▶ **YOUR TASK**: Copy the complete listing that follows, letter for letter.

+===+

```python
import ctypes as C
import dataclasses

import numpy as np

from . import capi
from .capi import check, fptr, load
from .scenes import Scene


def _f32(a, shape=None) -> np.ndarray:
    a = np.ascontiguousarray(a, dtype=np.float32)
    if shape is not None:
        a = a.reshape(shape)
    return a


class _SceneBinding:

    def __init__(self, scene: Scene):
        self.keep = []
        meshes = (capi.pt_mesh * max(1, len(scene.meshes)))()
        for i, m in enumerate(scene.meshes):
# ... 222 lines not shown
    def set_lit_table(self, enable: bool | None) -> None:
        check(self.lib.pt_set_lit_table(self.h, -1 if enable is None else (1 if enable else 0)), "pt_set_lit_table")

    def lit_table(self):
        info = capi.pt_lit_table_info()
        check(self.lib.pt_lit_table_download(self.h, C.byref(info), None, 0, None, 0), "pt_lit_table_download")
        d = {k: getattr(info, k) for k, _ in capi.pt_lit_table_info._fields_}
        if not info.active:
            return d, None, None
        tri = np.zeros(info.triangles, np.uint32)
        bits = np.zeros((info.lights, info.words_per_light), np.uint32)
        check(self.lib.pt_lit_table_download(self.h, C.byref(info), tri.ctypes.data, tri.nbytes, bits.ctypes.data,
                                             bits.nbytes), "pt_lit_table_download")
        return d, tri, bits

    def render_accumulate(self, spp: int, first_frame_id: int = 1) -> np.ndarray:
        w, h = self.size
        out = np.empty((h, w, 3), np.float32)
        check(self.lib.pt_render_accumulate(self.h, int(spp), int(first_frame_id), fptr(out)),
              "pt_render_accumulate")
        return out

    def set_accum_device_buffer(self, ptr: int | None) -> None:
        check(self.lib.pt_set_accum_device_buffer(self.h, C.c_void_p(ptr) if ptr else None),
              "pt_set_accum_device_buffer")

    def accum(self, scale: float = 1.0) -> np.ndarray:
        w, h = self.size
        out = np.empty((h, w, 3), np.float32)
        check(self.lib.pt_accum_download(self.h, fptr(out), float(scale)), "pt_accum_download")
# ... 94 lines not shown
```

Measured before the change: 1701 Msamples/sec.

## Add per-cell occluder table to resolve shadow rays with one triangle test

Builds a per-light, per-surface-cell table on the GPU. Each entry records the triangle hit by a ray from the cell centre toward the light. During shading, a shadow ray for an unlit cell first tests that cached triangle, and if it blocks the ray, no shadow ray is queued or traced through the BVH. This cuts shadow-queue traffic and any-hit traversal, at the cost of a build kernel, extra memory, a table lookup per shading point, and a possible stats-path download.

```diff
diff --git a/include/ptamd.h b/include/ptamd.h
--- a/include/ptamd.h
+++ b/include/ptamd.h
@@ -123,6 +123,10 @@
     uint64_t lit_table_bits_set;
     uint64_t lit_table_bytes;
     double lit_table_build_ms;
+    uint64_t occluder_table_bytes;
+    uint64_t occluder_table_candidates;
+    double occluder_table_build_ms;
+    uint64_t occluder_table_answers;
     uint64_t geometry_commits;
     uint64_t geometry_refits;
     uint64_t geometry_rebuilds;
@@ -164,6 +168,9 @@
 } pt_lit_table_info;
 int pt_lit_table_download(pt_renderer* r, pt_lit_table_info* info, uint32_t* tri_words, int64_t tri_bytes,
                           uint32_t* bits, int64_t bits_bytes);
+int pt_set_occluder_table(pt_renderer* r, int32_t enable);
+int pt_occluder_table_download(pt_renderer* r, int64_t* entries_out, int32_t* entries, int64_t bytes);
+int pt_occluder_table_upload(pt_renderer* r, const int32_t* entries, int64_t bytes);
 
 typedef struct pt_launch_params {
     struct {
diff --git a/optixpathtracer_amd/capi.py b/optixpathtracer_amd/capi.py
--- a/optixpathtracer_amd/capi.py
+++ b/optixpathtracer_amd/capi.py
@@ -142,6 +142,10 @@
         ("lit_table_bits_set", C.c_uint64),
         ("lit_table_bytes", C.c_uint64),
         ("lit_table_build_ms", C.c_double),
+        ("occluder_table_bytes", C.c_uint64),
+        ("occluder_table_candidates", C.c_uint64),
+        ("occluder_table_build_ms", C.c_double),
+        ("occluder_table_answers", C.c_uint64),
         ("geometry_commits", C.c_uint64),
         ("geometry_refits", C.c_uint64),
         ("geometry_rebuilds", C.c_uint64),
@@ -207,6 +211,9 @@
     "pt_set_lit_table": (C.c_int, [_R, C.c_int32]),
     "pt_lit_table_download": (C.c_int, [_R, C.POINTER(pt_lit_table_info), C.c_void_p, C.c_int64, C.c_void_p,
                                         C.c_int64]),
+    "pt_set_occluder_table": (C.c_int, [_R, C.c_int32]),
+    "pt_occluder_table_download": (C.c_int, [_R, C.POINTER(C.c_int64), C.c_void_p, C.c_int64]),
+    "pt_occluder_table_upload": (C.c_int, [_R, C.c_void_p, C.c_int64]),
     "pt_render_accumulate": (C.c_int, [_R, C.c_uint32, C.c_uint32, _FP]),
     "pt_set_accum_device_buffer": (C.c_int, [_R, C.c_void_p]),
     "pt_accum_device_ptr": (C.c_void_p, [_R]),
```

+===+

▶ **EXERCISE ANSWER**:
```python
import ctypes as C
import dataclasses

import numpy as np

from . import capi
from .capi import check, fptr, load
from .scenes import Scene


def _f32(a, shape=None) -> np.ndarray:
    a = np.ascontiguousarray(a, dtype=np.float32)
    if shape is not None:
        a = a.reshape(shape)
    return a


class _SceneBinding:

    def __init__(self, scene: Scene):
        self.keep = []
        meshes = (capi.pt_mesh * max(1, len(scene.meshes)))()
        for i, m in enumerate(scene.meshes):
# ... 222 lines not shown
    def set_lit_table(self, enable: bool | None) -> None:
        check(self.lib.pt_set_lit_table(self.h, -1 if enable is None else (1 if enable else 0)), "pt_set_lit_table")

    def lit_table(self):
        info = capi.pt_lit_table_info()
        check(self.lib.pt_lit_table_download(self.h, C.byref(info), None, 0, None, 0), "pt_lit_table_download")
        d = {k: getattr(info, k) for k, _ in capi.pt_lit_table_info._fields_}
        if not info.active:
            return d, None, None
        tri = np.zeros(info.triangles, np.uint32)
        bits = np.zeros((info.lights, info.words_per_light), np.uint32)
        check(self.lib.pt_lit_table_download(self.h, C.byref(info), tri.ctypes.data, tri.nbytes, bits.ctypes.data,
                                             bits.nbytes), "pt_lit_table_download")
        return d, tri, bits

    def render_accumulate(self, spp: int, first_frame_id: int = 1) -> np.ndarray:
        w, h = self.size
        out = np.empty((h, w, 3), np.float32)
        check(self.lib.pt_render_accumulate(self.h, int(spp), int(first_frame_id), fptr(out)),
              "pt_render_accumulate")
        return out

    def set_accum_device_buffer(self, ptr: int | None) -> None:
        check(self.lib.pt_set_accum_device_buffer(self.h, C.c_void_p(ptr) if ptr else None),
              "pt_set_accum_device_buffer")

    def accum(self, scale: float = 1.0) -> np.ndarray:
        w, h = self.size
        out = np.empty((h, w, 3), np.float32)
        check(self.lib.pt_accum_download(self.h, fptr(out), float(scale)), "pt_accum_download")
# ... 94 lines not shown
```

Measured before the change: 1701 Msamples/sec.

## Add per-cell occluder table to resolve shadow rays with one triangle test

Builds a per-light, per-surface-cell table on the GPU. Each entry records the triangle hit by a ray from the cell centre toward the light. During shading, a shadow ray for an unlit cell first tests that cached triangle, and if it blocks the ray, no shadow ray is queued or traced through the BVH. This cuts shadow-queue traffic and any-hit traversal, at the cost of a build kernel, extra memory, a table lookup per shading point, and a possible stats-path download.

```diff
diff --git a/include/ptamd.h b/include/ptamd.h
--- a/include/ptamd.h
+++ b/include/ptamd.h
@@ -123,6 +123,10 @@
     uint64_t lit_table_bits_set;
     uint64_t lit_table_bytes;
     double lit_table_build_ms;
+    uint64_t occluder_table_bytes;
+    uint64_t occluder_table_candidates;
+    double occluder_table_build_ms;
+    uint64_t occluder_table_answers;
     uint64_t geometry_commits;
     uint64_t geometry_refits;
     uint64_t geometry_rebuilds;
@@ -164,6 +168,9 @@
 } pt_lit_table_info;
 int pt_lit_table_download(pt_renderer* r, pt_lit_table_info* info, uint32_t* tri_words, int64_t tri_bytes,
                           uint32_t* bits, int64_t bits_bytes);
+int pt_set_occluder_table(pt_renderer* r, int32_t enable);
+int pt_occluder_table_download(pt_renderer* r, int64_t* entries_out, int32_t* entries, int64_t bytes);
+int pt_occluder_table_upload(pt_renderer* r, const int32_t* entries, int64_t bytes);
 
 typedef struct pt_launch_params {
     struct {
diff --git a/optixpathtracer_amd/capi.py b/optixpathtracer_amd/capi.py
--- a/optixpathtracer_amd/capi.py
+++ b/optixpathtracer_amd/capi.py
@@ -142,6 +142,10 @@
         ("lit_table_bits_set", C.c_uint64),
         ("lit_table_bytes", C.c_uint64),
         ("lit_table_build_ms", C.c_double),
+        ("occluder_table_bytes", C.c_uint64),
+        ("occluder_table_candidates", C.c_uint64),
+        ("occluder_table_build_ms", C.c_double),
+        ("occluder_table_answers", C.c_uint64),
         ("geometry_commits", C.c_uint64),
         ("geometry_refits", C.c_uint64),
         ("geometry_rebuilds", C.c_uint64),
@@ -207,6 +211,9 @@
     "pt_set_lit_table": (C.c_int, [_R, C.c_int32]),
     "pt_lit_table_download": (C.c_int, [_R, C.POINTER(pt_lit_table_info), C.c_void_p, C.c_int64, C.c_void_p,
                                         C.c_int64]),
+    "pt_set_occluder_table": (C.c_int, [_R, C.c_int32]),
+    "pt_occluder_table_download": (C.c_int, [_R, C.POINTER(C.c_int64), C.c_void_p, C.c_int64]),
+    "pt_occluder_table_upload": (C.c_int, [_R, C.c_void_p, C.c_int64]),
     "pt_render_accumulate": (C.c_int, [_R, C.c_uint32, C.c_uint32, _FP]),
     "pt_set_accum_device_buffer": (C.c_int, [_R, C.c_void_p]),
     "pt_accum_device_ptr": (C.c_void_p, [_R]),
```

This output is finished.